The deceased, when making or signing the Will, was under undue influence, coercion, threats, harassments or persistent persuasion.
Undue influence happens when another person influences the testator into making the Will the way he or she desires. The elderly people may be more venerable to the influence of others.
Number 4 – Fraudulent Will
A testator is trapped to sign the Will, which he or she believes to be another document. Fraud also arises in the situation where there are two Wills from the same testator/deceased with different signature on each Will. The court will call up the handwriting experts to examine the signatures and testify their findings.
Number 5 – Failure to provide for deceased’s dependents
In the strange situation of deceased (parent) did not provide anything to his or her children but left everything to an outsider he or she may have an affair with. As this causes hardship to the children, the court may vary the whole or a portion under the Will if it finds that the Will is unreasonable in maintaining the deceased’s dependant. Prior to the decision, the court will take into account relevant factors such as the rationale of the testator when making the disputed Will.

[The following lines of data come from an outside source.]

__constant__ double c_rcp[26] = {0.0,      1.0 / 1,  1.0 / 2,  1.0 / 3,  1.0 / 4,  1.0 / 5,  1.0 / 6,  1.0 / 7,  1.0 / 8,
                                 1.0 / 9,  1.0 / 10, 1.0 / 11, 1.0 / 12, 1.0 / 13, 1.0 / 14, 1.0 / 15, 1.0 / 16, 1.0 / 17,
                                 1.0 / 18, 1.0 / 19, 1.0 / 20, 1.0 / 21, 1.0 / 22, 1.0 / 23, 1.0 / 24, 1.0 / 25};

__device__ __forceinline__ float acos_t2(float x) {
  const float u = 1.0f - x;
  float p = fmaf(x, -0.0011488182935863733f, 0.006254698149859905f);
  p = fmaf(p, x, -0.016484638676047325f);
  p = fmaf(p, x, 0.03044925443828106f);
  p = fmaf(p, x, -0.05000271648168564f);
  p = fmaf(p, x, 0.08894557505846024f);
  p = fmaf(p, x, -0.21459604799747467f);
  p = fmaf(p, x, 1.570796251296997f);
  return sqrtf(u) * p;
}

constexpr unsigned shape_mask(int w0, int w1, int w2) {
  auto col = [](int w) { return w >= 2 ? 0x1fu : w == 1 ? 0x0eu : w == 0 ? 0x04u : 0u; };
  return (col(w2)) | (col(w1) << 5) | (col(w0) << 10) | (col(w1) << 15) | (col(w2) << 20);
}
constexpr unsigned SHAPE_A = shape_mask(2, 2, 1), SHAPE_B = shape_mask(1, 1, -1);

template <unsigned SHAPE>
__device__ bool normals_t2(const FixupArgs& A, const Elev& E, int i, int j, float& fnx, float& fny, float& fnz, float& slope,
                           float& rough, unsigned& why) {
  const float zc = E(i, j);
  if (!finitef(zc)) {
    fnx = fny = fnz = slope = rough = nanf_();
    return true;
  }
  unsigned mask = 0;
  double sw = 0, suw = 0, svw = 0, sww = 0;
  {
    const int lb0 = j - A.in_col0;
    const double dzc = (double)zc;
    unsigned shape = SHAPE;
    if (SHAPE == 0u) {
#pragma unroll
      for (int l = -2; l <= 2; ++l) {
        const int w = A.wn[l < 0 ? -l : l];
        shape |= (w >= 2 ? 0x1fu : w == 1 ? 0x0eu : w == 0 ? 0x04u : 0u) << ((l + 2) * 5);
      }
    }
    float v[5][5];
    if (i >= 2 && i + 2 < A.rows && j >= 2 && j + 2 < A.cols_total && lb0 >= 2 && lb0 + 2 < A.in_ncols) {
      const float* base = E.e + (size_t)lb0 * A.rows + i;
#pragma unroll
      for (int l = -2; l <= 2; ++l)
#pragma unroll
        for (int k = -2; k <= 2; ++k)
          v[l + 2][k + 2] = (SHAPE == 0u || ((SHAPE >> ((l + 2) * 5 + (k + 2))) & 1u)) ? __ldg(base + (ptrdiff_t)l * A.rows + k) : 0.0f;
    } else {
#pragma unroll
      for (int l = -2; l <= 2; ++l) {
        const int b = j + l, lb = lb0 + l;
        const bool col_ok = b >= 0 && b < A.cols_total && lb >= 0 && lb < A.in_ncols;
        const float* col = E.e + (size_t)min(max(lb, 0), A.in_ncols - 1) * A.rows;
#pragma unroll
        for (int k = -2; k <= 2; ++k) {
          const int a = i + k;
          if (SHAPE != 0u && !((SHAPE >> ((l + 2) * 5 + (k + 2))) & 1u)) { v[l + 2][k + 2] = 0.0f; continue; }
          const float x = __ldg(col + min(max(a, 0), A.rows - 1));
          v[l + 2][k + 2] = (col_ok && a >= 0 && a < A.rows) ? x : nanf_();
        }
      }
    }
#pragma unroll
    for (int l = -2; l <= 2; ++l) {
      double cs = 0.0, ck = 0.0;
#pragma unroll
      for (int k = -2; k <= 2; ++k) {
        const unsigned bitm = 1u << ((l + 2) * 5 + (k + 2));
        if (SHAPE != 0u && !(SHAPE & bitm)) continue;
        const bool ok = finitef(v[l + 2][k + 2]) && (shape & bitm) != 0u;
        mask |= ok ? bitm : 0u;
        const double d = (double)(ok ? v[l + 2][k + 2] : zc) - dzc;
        cs += d;
        if (k != 0) ck = fma((double)k, d, ck);
        sww = fma(d, d, sww);
      }
      sw += cs;
      suw += ck;
      if (l != 0) svw = fma((double)l, cs, svw);
    }
    suw *= -A.res;
    svw *= -A.res;
  }
  constexpr unsigned KM = 0x108421u, LM = 0x1fu;
  const int k_m2 = __popc(mask & KM), k_m1 = __popc(mask & (KM << 1)), k_p1 = __popc(mask & (KM << 3)), k_p2 = __popc(mask & (KM << 4));
  const int l_m2 = __popc(mask & LM), l_m1 = __popc(mask & (LM << 5)), l_p1 = __popc(mask & (LM << 15)), l_p2 = __popc(mask & (LM << 20));
  auto bit = [](int k, int l) { return 1u << ((l + 2) * 5 + (k + 2)); };
  const unsigned kl_p1 = bit(1, 1) | bit(-1, -1), kl_m1 = bit(1, -1) | bit(-1, 1);
  const unsigned kl_p2 = bit(2, 1) | bit(1, 2) | bit(-2, -1) | bit(-1, -2), kl_m2 = bit(2, -1) | bit(-1, 2) | bit(-2, 1) | bit(1, -2);
  const unsigned kl_p4 = bit(2, 2) | bit(-2, -2), kl_m4 = bit(2, -2) | bit(-2, 2);
  const int ik = 2 * (k_p2 - k_m2) + (k_p1 - k_m1), il = 2 * (l_p2 - l_m2) + (l_p1 - l_m1);
  const int ikk = 4 * (k_p2 + k_m2) + (k_p1 + k_m1), ill = 4 * (l_p2 + l_m2) + (l_p1 + l_m1);
  const int ikl = (__popc(mask & kl_p1) - __popc(mask & kl_m1)) + 2 * (__popc(mask & kl_p2) - __popc(mask & kl_m2)) +
                  4 * (__popc(mask & kl_p4) - __popc(mask & kl_m4));
  const double res2 = A.res * A.res;
  const int cnt = __popc(mask);
  const double su = -A.res * (double)ik, sv = -A.res * (double)il;
  const double suu = res2 * (double)ikk, svv = res2 * (double)ill, suv = res2 * (double)ikl;
  double nx = 0.0, ny = 0.0, nz = 1.0;
  const double rn = c_rcp[cnt];
  const double mu = su * rn, mv = sv * rn, mw = sw * rn;
  const double xx = fma(-su, mu, suu), xy = fma(-su, mv, suv), xz = fma(-su, mw, suw);
  const double yy = fma(-sv, mv, svv), yz = fma(-sv, mw, svw), zz = fma(-sw, mw, sww);
  if (cnt >= 3 && zz > 0.0) {
    double bx, by, bz;
    if (cnt == A.n_full_i) {
      const double a = 0.5 * (xx + yy), g2 = fma(xz, xz, yz * yz);
      const double h = 0.5 * (a - zz), hh = fma(h, h, g2);
      const double D = sqrt(hh);
      const double dph = D + fabs(h);
      why = 1u | ((unsigned)cnt << 8);
      if (!(dph > 0.0)) return false;
      const double qq = g2 / dph;
      const double m = h >= 0.0 ? dph : qq;
      const double lam = (h >= 0.0 ? zz : a) - qq;
      const double big = fmax(a, zz);
      why = 2u | ((unsigned)cnt << 8);
      if (!(lam > 1e-9 * big)) return false;
      why = 3u | ((unsigned)cnt << 8);
      if (!(fmin(2.0 * D, m) > 1e-7 * big)) return false;
      bx = -xz; by = -yz; bz = m;
    } else {
      const double c2 = xx + yy + zz;
      const double c1 = xx * yy + xx * zz + yy * zz - xy * xy - xz * xz - yz * yz;
      const double c0 = xx * (yy * zz - yz * yz) - xy * (xy * zz - yz * xz) + xz * (xy * yz - yy * xz);
      double lam = 0.0, dp = -c1;
      bool conv = false;
#pragma unroll 1
      for (int it = 0; it < 40; ++it) {
        const double pv = fma(fma(c2 - lam, lam, -c1), lam, c0);
        dp = fma(fma(-3.0, lam, 2.0 * c2), lam, -c1);
        const double hpp = fma(-3.0, lam, c2);
        const double den = fma(dp, dp, -pv * hpp);
        if (!(den > 0.0)) break;
        const double step = pv * dp / den;
        lam -= step;
        if (fabs(step) <= 1e-15 * c2) { conv = true; break; }
      }
      dp = fma(fma(-3.0, lam, 2.0 * c2), lam, -c1);
      why = (!conv ? 4u : !(lam > 1e-9 * c2) ? 5u : 6u) | ((unsigned)cnt << 8);
      if (!conv || !(lam > 1e-9 * c2) || !(fabs(dp) > 1e-4 * c2 * c2)) return false;
      const double ax = xx - lam, ay = yy - lam, az = zz - lam;
      const double v0x = xy * yz - xz * ay, v0y = xz * xy - ax * yz, v0z = ax * ay - xy * xy;
      const double v1x = xy * az - xz * yz, v1y = xz * xz - ax * az, v1z = ax * yz - xy * xz;
      const double v2x = ay * az - yz * yz, v2y = yz * xz - xy * az, v2z = xy * yz - ay * xz;
      const double q0 = v0x * v0x + v0y * v0y + v0z * v0z, q1 = v1x * v1x + v1y * v1y + v1z * v1z, q2 = v2x * v2x + v2y * v2y + v2z * v2z;
      bx = v0x; by = v0y; bz = v0z;
      double bq = q0;
      if (q1 > bq) { bx = v1x; by = v1y; bz = v1z; bq = q1; }
      if (q2 > bq) { bx = v2x; by = v2y; bz = v2z; bq = q2; }
    }
    const double bq = fma(bx, bx, fma(by, by, bz * bz));
    why = 7u | ((unsigned)cnt << 8);
    if (!(bq > 0.0)) return false;
    const double inv = rsqrt(bq);
    nx = bx * inv; ny = by * inv; nz = bz * inv;
    if (nz < 0.0) { nx = -nx; ny = -ny; nz = -nz; }
    why = 8u | ((unsigned)cnt << 8);
    if (nz == 0.0) return false;
    if (nz > 0.9998) {
      const float f = (float)nz;
      const float up = __uint_as_float(__float_as_uint(f) + 1u), dn = __uint_as_float(__float_as_uint(f) - 1u);
      const double bu = 0.5 * ((double)f + (double)up), bd = 0.5 * ((double)f + (double)dn);
      const double guard = A.nz_guard * (bu - bd);
      why = 9u | ((unsigned)cnt << 8);
      if (fabs(nz - bu) < guard || fabs(nz - bd) < guard) return false;
    }
  }
  fnx = (float)nx; fny = (float)ny; fnz = (float)nz;
  const double th = (double)acos_t2(fminf(fnz, 1.0f));
  slope = (float)(th < A.slope_crit ? fma(-th, A.inv_slope_crit, 1.0) : 0.0);
  const double NX = fnx, NY = fny, NZ = fnz;
  const double sum = fmax(NX * (NX * xx + 2.0 * (NY * xy + NZ * xz)) + NY * (NY * yy + 2.0 * NZ * yz) + NZ * NZ * zz, 0.0);
  if (cnt >= 2) {
    const double r = sqrt(sum * c_rcp[cnt - 1]);
    rough = (float)(r < A.rough_crit ? fma(-r, A.inv_rough_crit, 1.0) : 0.0);
  } else {
    rough = 0.0f;
  }
  return true;
}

A person who intends to contest under this ground must be a dependent and should be:
- The husband or wife of the deceased
- The daughter who is single (not married) or who is mentally or physically disabled or unable to maintain herself
- A son who is mentally or physically disabled or unable to maintain himself
- An infant son
The Inheritance (Family Provision) Act of Singapore governs the said situation.
Do I really need a lawyer for Grant of Probate?
Due to the complicated process, where there are many forms to be filed, it is advisable to hire a lawyer.
No valid Will available: Letters of Administration
If the deceased did not make a Will, the grant extracted from the court is called the ‘Letter of Administration’. Since the deceased died intestate, distribution of the deceased’s estate shall comply with the relevant laws.
For non-Muslims in Singapore, the relevant laws are Probate and Administration Act and the Intestate Succession Act (ISA). For Muslim in Singapore, they are governed by the Administration of Muslim Law Act and Syariah law.
Who can be the administrator?
For non-Muslims, appointment of an administrator is according to the order of priority under the ISA. The ISA laid down 7 classes of persons who are eligible to apply for the Letters of Administration. The 7 classes of persons (in the order of priority) are as follows:
- the spouse
- the deceased’s children
- the parents
- brothers and sisters
- nephews and nieces
- uncles and aunts
Whereas for the Muslims, a person who hold the highest number of shares in the deceased’s estate according to the Inheritance Certificate (obtained from the Syariah Court prior to the application of the Letters of Administration) shall be appointed as the administrator.
A minimum of 2 administrators must be appointed if there is beneficiary of the deceased’s estate who is a minor (below 21 years old).
A person lacking of capacity (such as bankrupt or minor) cannot be appointed as an administrator.
Can you renounce the right to apply for the Letters of Administration?
A person who has priority in law to apply for the Letters of Administration may renounce his or her right for such application by filing a renunciation and consent form.
How long do letters of administration typically take?
Subsequent to the filing of the final court documents, it should take 4-6 weeks to extract the Letters of Administration.
Do I really need a lawyer for Letters of Administration?
Due to the complex process, where there are many forms to be filed, it is advisable to hire a lawyer.